The Qwen3-235B-A22B model is not as effective as the Qwen3-32B model.
I evaluated the models in the Qwen3 series based on Humaneval and found that the Qwen3-32B model performs better than the larger 235B model, with the non-thinking results even better than the thinking results. Therefore, I suspect that the dataset has been contaminated.
Subsequently, I conducted evaluations using LiveCodeBench, and the results show that the model performance of Qwen3-32B is superior, while the performance of Qwen3-235B-A22B is far from satisfactory.
The evaluation results from LiveCodeBench are as follows:
Evaluation Period: 2025-02-01 ~ 2025-05-01 (131 data points)

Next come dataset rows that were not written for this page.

template <class F>
static int msm_reserve(MsmJob<F> &j) {
    fk_ctx *ctx = j.ctx;
    const MsmPlan &p = j.p;
    MsmLane &ln = *j.ln;
    MsmTail &tl = *j.tl;
    const size_t n = j.n, WB = j.WB = (size_t)p.W * p.B;
    j.WR = j.merged ? 1 : p.W;
    j.wp_bytes = (size_t)j.WR * sizeof(Xyzz<F>);
    const size_t wp_dev_bytes = (size_t)j.WR * (p.nblk + 1) * sizeof(Xyzz<F>);
    const size_t max_tasks = j.max_tasks = std::max<size_t>(2048, (size_t)p.W * n / SEG_MAX) + OVER_MAX + 64;
    const uint32_t nseg = p.W * p.nhi;
    const size_t max_tiles = j.max_tiles = (size_t)p.W * ((n + S2_TILE - 1) / S2_TILE) + nseg + 1;
    struct Need { DevBuf *b; size_t bytes; };
    const Need needs[] = {
        {&ln.digits, (size_t)p.W * n * 4}, {&ln.sorted, (size_t)p.W * n * 4}, {&ln.totals, WB * 4}, {&ln.starts, WB * 4},
        {&ln.perm, WB * 4 + SIZE_BINS * 4}, {&ln.overlist, OVER_MAX * sizeof(OverEntry) + sizeof(MsmDyn) + 64}, {j.have_sort ? &ln.buckets2 : &ln.buckets, WB * sizeof(Xyzz<F>)},
        {&ln.tasktab, max_tasks * sizeof(Task) + OVER_MAX * sizeof(OverBucket) + 64}, {&ln.partials, max_tasks * sizeof(Xyzz<F>)},
        {&ln.s2_cnt1, (size_t)p.W * p.nchunks * p.nhi * 4}, {&ln.s2_seg, ((size_t)nseg * 4 + 2) * 4}, {&ln.s2_cnt2, max_tiles * p.nlo * 4},
        {&ln.s2_tmp_idx, (size_t)p.W * n * 4}, {&ln.s2_tmp_lo, (size_t)p.W * n * 2}};
    bool grow = false;
    for (const Need &nd : needs) grow = grow || nd.bytes > nd.b->cap;
    if (grow) {
        FK_HIP(ctx, hipStreamSynchronize(ln.st));
        for (const Need &nd : needs) FK_HIP(ctx, nd.b->reserve(nd.bytes));
        if (!j.have_sort) ln.last_sort_scalars = nullptr;
    }
    FK_HIP(ctx, tl.d_wp.reserve(wp_dev_bytes));
    FK_TRY(pinned_reserve(ctx, &tl.h_wp, &tl.h_cap, j.wp_bytes, 16));
    j.dyn = (MsmDyn *)((char *)ln.overlist.p + OVER_MAX * sizeof(OverEntry));
    j.tasks = ln.tasktab.as<Task>();
    j.obs = (OverBucket *)((char *)ln.tasktab.p + ((max_tasks * sizeof(Task) + 15) & ~(size_t)15));
    j.digits = ln.digits.as<uint32_t>(); j.sorted = ln.sorted.as<uint32_t>();
    j.totals = ln.totals.as<uint32_t>(); j.starts = ln.starts.as<uint32_t>();
    j.winparts = tl.d_wp.as<Xyzz<F>>();
    j.perm = ln.perm.as<uint32_t>();
    return FK_OK;
}

static void launch_scatter2(const MsmPlan &p, uint32_t n_tiles, hipStream_t st, const uint32_t *tmp_idx, const uint16_t *tmp_lo, size_t n, const uint32_t *tile_start, uint32_t nseg,
                            const uint32_t *seg_start, const uint32_t *seg_size, const uint32_t *cnt2, const uint32_t *starts, uint32_t *sorted) {
    const auto kernel = p.nlo <= 1024 ? s2_scatter2_kernel<1024> : (p.nlo <= 2048 ? s2_scatter2_kernel<2048> : s2_scatter2_kernel<4096>);
    hipLaunchKernelGGL(kernel, dim3(n_tiles), dim3(1024), 0, st, tmp_idx, tmp_lo, n, p.nhi, p.nlo, p.B, tile_start, nseg, seg_start, seg_size, cnt2, starts, sorted);
}

template <class F>
static int queue_sort(const MsmJob<F> &j) {
    fk_ctx *ctx = j.ctx;
    const MsmPlan &p = j.p;
    MsmLane &ln = *j.ln;
    hipStream_t st = ln.st;
    const size_t n = j.n;
    const uint32_t nseg = p.W * p.nhi;
    ln.last_sort_scalars = nullptr;
    hipLaunchKernelGGL(msm_digits_kernel, dim3((unsigned)(((n + 1) / 2 + 63) / 64)), dim3(64), 0, st, j.scalars, n, p.cb, p.wide, p.W, j.digits);
    FK_HIP(ctx, hipGetLastError());
    FK_DBG_ST(ctx, st, "msm_digits");
    FK_HIP(ctx, hipMemsetAsync(j.dyn, 0, sizeof(MsmDyn), st));
    uint32_t *cnt1 = ln.s2_cnt1.as<uint32_t>();
    uint32_t *seg_size = ln.s2_seg.as<uint32_t>(), *seg_start = seg_size + nseg, *seg_tiles = seg_start + nseg, *tile_start = seg_tiles + nseg;
    uint32_t *cnt2 = ln.s2_cnt2.as<uint32_t>(), *tmp_idx = ln.s2_tmp_idx.as<uint32_t>();
    uint16_t *tmp_lo = ln.s2_tmp_lo.as<uint16_t>();
    hipLaunchKernelGGL(s2_hist1_kernel, dim3(p.nchunks, p.W), dim3(SORT_THREADS), p.nhi * 4, st, j.digits, n, p.chunk, p.nchunks, p.LB, p.nhi, cnt1);
    hipLaunchKernelGGL(s2_prefix1_kernel, dim3(p.W), dim3(1024), p.nhi * 4, st, cnt1, p.nchunks, p.nhi, seg_size, seg_start, seg_tiles);
    hipLaunchKernelGGL(s2_tile_prefix_kernel, dim3(1), dim3(1024), 0, st, seg_tiles, nseg, tile_start);
    hipLaunchKernelGGL(s2_scatter1_n1024_kernel, dim3(p.nchunks, p.W), dim3(1024), 0, st, j.digits, n, p.chunk, p.nchunks, p.LB, p.nhi, cnt1, seg_start, tmp_idx, tmp_lo);
    FK_HIP(ctx, hipGetLastError());
    FK_DBG_ST(ctx, st, "msm_sort_pass1");
    const uint32_t n_tiles = (uint32_t)j.max_tiles;
    hipLaunchKernelGGL(s2_hist2_kernel, dim3(n_tiles), dim3(256), p.nlo * 4, st, tmp_lo, n, p.nhi, p.nlo, tile_start, nseg, seg_start, seg_size, cnt2);
    hipLaunchKernelGGL(s2_prefix2_kernel, dim3((nseg + 3) / 4), dim3(256), 0, st, cnt2, nseg, p.nhi, p.nlo, p.B, tile_start, seg_start, p.cap ? p.cap : 1u, j.totals, j.starts, j.dyn);
    launch_scatter2(p, n_tiles, st, tmp_idx, tmp_lo, n, tile_start, nseg, seg_start, seg_size, cnt2, j.starts, j.sorted);
    FK_HIP(ctx, hipGetLastError());
    FK_DBG_ST(ctx, st, "msm_sort_pass2");
    ln.last_sort_scalars = (const void *)j.scalars; ln.last_sort_n = n; ln.last_sort_c = p.c; ln.last_merged = j.merged;
    return FK_OK;
}

template <class F>
static int queue_size_order(const MsmJob<F> &j) {
    fk_ctx *ctx = j.ctx;
    const MsmPlan &p = j.p;
    MsmLane &ln = *j.ln;
    hipStream_t st = ln.st;
    const size_t WB = j.WB;
    MsmDyn *dyn = j.dyn;
    uint32_t *totals = j.totals, *perm = j.perm, *size_bins = perm + WB;
    unsigned long long *d_adds = &dyn->adds;
    static const int t_many = tune("FK_MSM_OVER_MANY", 2048);
    const uint32_t many = (uint32_t)std::min<size_t>(std::max<size_t>((size_t)t_many, WB / 8192), OVER_MAX - 64);
    hipLaunchKernelGGL(msm_cap_kernel, dim3(1), dim3(64), 0, st, dyn, p.cap ? p.cap : 1u, many);
    hipLaunchKernelGGL(msm_over_list_kernel, dim3((unsigned)((WB + 255) / 256)), dim3(256), 0, st, totals, WB, ln.overlist.as<OverEntry>(), dyn);
    hipLaunchKernelGGL(msm_tasks_kernel, dim3(1), dim3(1024), 0, st, ln.overlist.as<OverEntry>(), dyn, p.B, j.merged ? 1 : 0, j.tasks, (uint32_t)j.max_tasks, j.obs);
    FK_HIP(ctx, hipMemsetAsync(size_bins, 0, SIZE_BINS * 4, st));
    if (j.merged) {
        uint32_t *mt = perm + p.B;
        hipLaunchKernelGGL(msm_merge_totals_kernel, dim3(std::min<uint32_t>((p.B + 255) / 256, 1024)), dim3(256), 0, st, totals, p.B, p.W, dyn, mt, d_adds);
        hipLaunchKernelGGL(msm_size_hist_kernel, dim3((unsigned)std::min<size_t>((p.B + 255) / 256, 1024)), dim3(256), 0, st, mt, (size_t)p.B, dyn, p.W, size_bins, (unsigned long long *)nullptr);
        hipLaunchKernelGGL(msm_size_scan_kernel, dim3(1), dim3(SIZE_BINS), 0, st, size_bins);
        hipLaunchKernelGGL(msm_size_scatter_kernel, dim3((unsigned)((p.B + 1023) / 1024)), dim3(1024), 0, st, mt, (size_t)p.B, dyn, p.W, size_bins, perm);
    } else {
        hipLaunchKernelGGL(msm_size_hist_kernel, dim3((unsigned)std::min<size_t>((WB + 255) / 256, 1024)), dim3(256), 0, st, totals, WB, dyn, 1u, size_bins, d_adds);
        hipLaunchKernelGGL(msm_size_scan_kernel, dim3(1), dim3(SIZE_BINS), 0, st, size_bins);
        hipLaunchKernelGGL(msm_size_scatter_kernel, dim3((unsigned)((WB + 1023) / 1024)), dim3(1024), 0, st, totals, WB, dyn, 1u, size_bins, perm);
    }
    FK_HIP(ctx, hipGetLastError());
    FK_DBG_ST(ctx, st, "msm_size_order");
    if (ctx->debug) {
        MsmDyn h{};
        FK_HIP(ctx, hipMemcpy(&h, dyn, sizeof h, hipMemcpyDeviceToHost));
        fprintf(stderr, "[fk] msm n=%zu c=%u (W=%u: %u x %u bits + %u x %u bits) cap=%u (plan %u): %u oversized buckets, %u tasks of %u entries, %u fold groups\n", j.n, p.c,
                p.W, p.wide, p.cb + 1, p.W - p.wide, p.cb, h.cap, p.cap, h.n_over, h.n_tasks, h.seg, h.n_obs);
        fflush(stderr);
    }
    return FK_OK;
}

template <class F>
static Xyzz<F> *bucket_buf(const MsmJob<F> &j) { return (j.have_sort ? j.ln->buckets2 : j.ln->buckets).template as<Xyzz<F>>(); }

template <class F>
static int queue_accumulate(MsmJob<F> j) {
    fk_ctx *ctx = j.ctx;
    const MsmPlan &p = j.p;
    hipStream_t st = j.ln->st;
    constexpr int MINW = std::is_same<F, Fq>::value ? 4 : 2;
    Xyzz<F> *buckets = bucket_buf(j);
    std::vector<EventPair> &evv = (sizeof(F) == sizeof(Fq)) ? ctx->ev_acc : ctx->ev_acc2;
    FK_TRY(stats_begin(ctx, evv, (uint64_t)j.n, st));
    if (j.merged)
        hipLaunchKernelGGL(HIP_KERNEL_NAME(msm_accumulate_merged_kernel<F, MINW>), dim3((p.B + 255) / 256), dim3(256), 0, st, j.bases, j.lev, j.sorted, j.n,
                           j.starts, j.totals, p.B, p.W, j.dyn, j.perm, j.perm + p.B, buckets);
    else
        hipLaunchKernelGGL(HIP_KERNEL_NAME(msm_accumulate_kernel<F, MINW>), dim3((unsigned)((j.WB + 255) / 256)), dim3(256), 0, st, j.bases, j.sorted, j.n,
                           j.starts, j.totals, p.B, p.W, j.dyn, j.perm, buckets);
    FK_HIP(ctx, hipGetLastError());
    FK_TRY(stats_end(ctx, evv, st));
    if (!ctx->ev_acc_done) FK_HIP(ctx, hipEventCreateWithFlags(&ctx->ev_acc_done, hipEventDisableTiming));
    FK_HIP(ctx, hipEventRecord(ctx->ev_acc_done, st)); ctx->ev_acc_done_valid = true;
    FK_DBG_ST(ctx, st, "msm_accumulate");
    return FK_OK;
}

template <class F>
static int queue_tail(MsmJob<F> j) {
    using FC = typename ColdOf<F>::type;
    fk_ctx *ctx = j.ctx;
    const MsmPlan &p = j.p;
    MsmLane &ln = *j.ln;
    MsmTail &tl = *j.tl;
    hipStream_t st = ln.st;
    Xyzz<F> *buckets = bucket_buf(j);
    hipLaunchKernelGGL(HIP_KERNEL_NAME(msm_overflow_kernel<F, FC>), dim3(2048), dim3(64), 0, st,
                       j.bases, j.lev, j.sorted, j.n, j.starts, j.totals, p.B, j.dyn, j.tasks, ln.partials.as<Xyzz<FC>>());
    FK_HIP(ctx, hipGetLastError());
    FK_DBG_ST(ctx, st, "msm_overflow");
    hipLaunchKernelGGL(HIP_KERNEL_NAME(msm_overflow_fold_kernel<F>), dim3(256), dim3(256), 0, st, j.obs, j.dyn, ln.partials.as<Xyzz<F>>(), buckets);
    FK_HIP(ctx, hipGetLastError());
    FK_DBG_ST(ctx, st, "msm_overflow_fold");
    hipLaunchKernelGGL(HIP_KERNEL_NAME(msm_bucket_reduce_kernel<F>), dim3(p.nblk, j.WR), dim3(256), 0, st, buckets, p.B, p.L, p.T, p.nblk, j.winparts);
    Xyzz<F> *folded = j.winparts + (size_t)j.WR * p.nblk;
    hipLaunchKernelGGL(HIP_KERNEL_NAME(msm_fold_partials_kernel<F>), dim3(j.WR), dim3(256), 0, st, j.winparts, p.nblk, folded);
    FK_HIP(ctx, hipGetLastError());
    FK_HIP(ctx, hipMemcpyAsync(tl.h_wp, folded, j.wp_bytes, hipMemcpyDeviceToHost, st));
    FK_HIP(ctx, hipMemcpyAsync((char *)tl.h_wp + j.wp_bytes, &j.dyn->adds, 8, hipMemcpyDeviceToHost, st));
    FK_HIP(ctx, hipMemcpyAsync((char *)tl.h_wp + j.wp_bytes + 8, &j.dyn->error, 4, hipMemcpyDeviceToHost, st));
    FK_HIP(ctx, hipEventRecord(tl.done, st));
    FK_DBG_ST(ctx, st, "msm_bucket_reduce");
    return FK_OK;
}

models | enable_thinking | Pass@1 |
---|---|---|
qwen3-235B-A22B | False | 0.274809160305 |
qwen3-30B-A3B | False | 0.320610687022 |
qwen3-32B | False | 0.358778625954 |
qwen3-235B-A22B | True | 0.297709923664 |
qwen3-30B-A3B | True | 0.335877862595 |
qwen3-32B | True | 0.335877862595 |
I strongly suspect that there is an issue with the weights on Hugging Face. I directly accessed the Qwen official interface and clearly felt that the Qwen3-235B-A22B model performs well. Another possibility is that I deployed the model using the latest version of the VLLM framework (8 * A100), which is not well supported by the framework. However, I deployed it strictly according to the parameters provided by the Qwen official.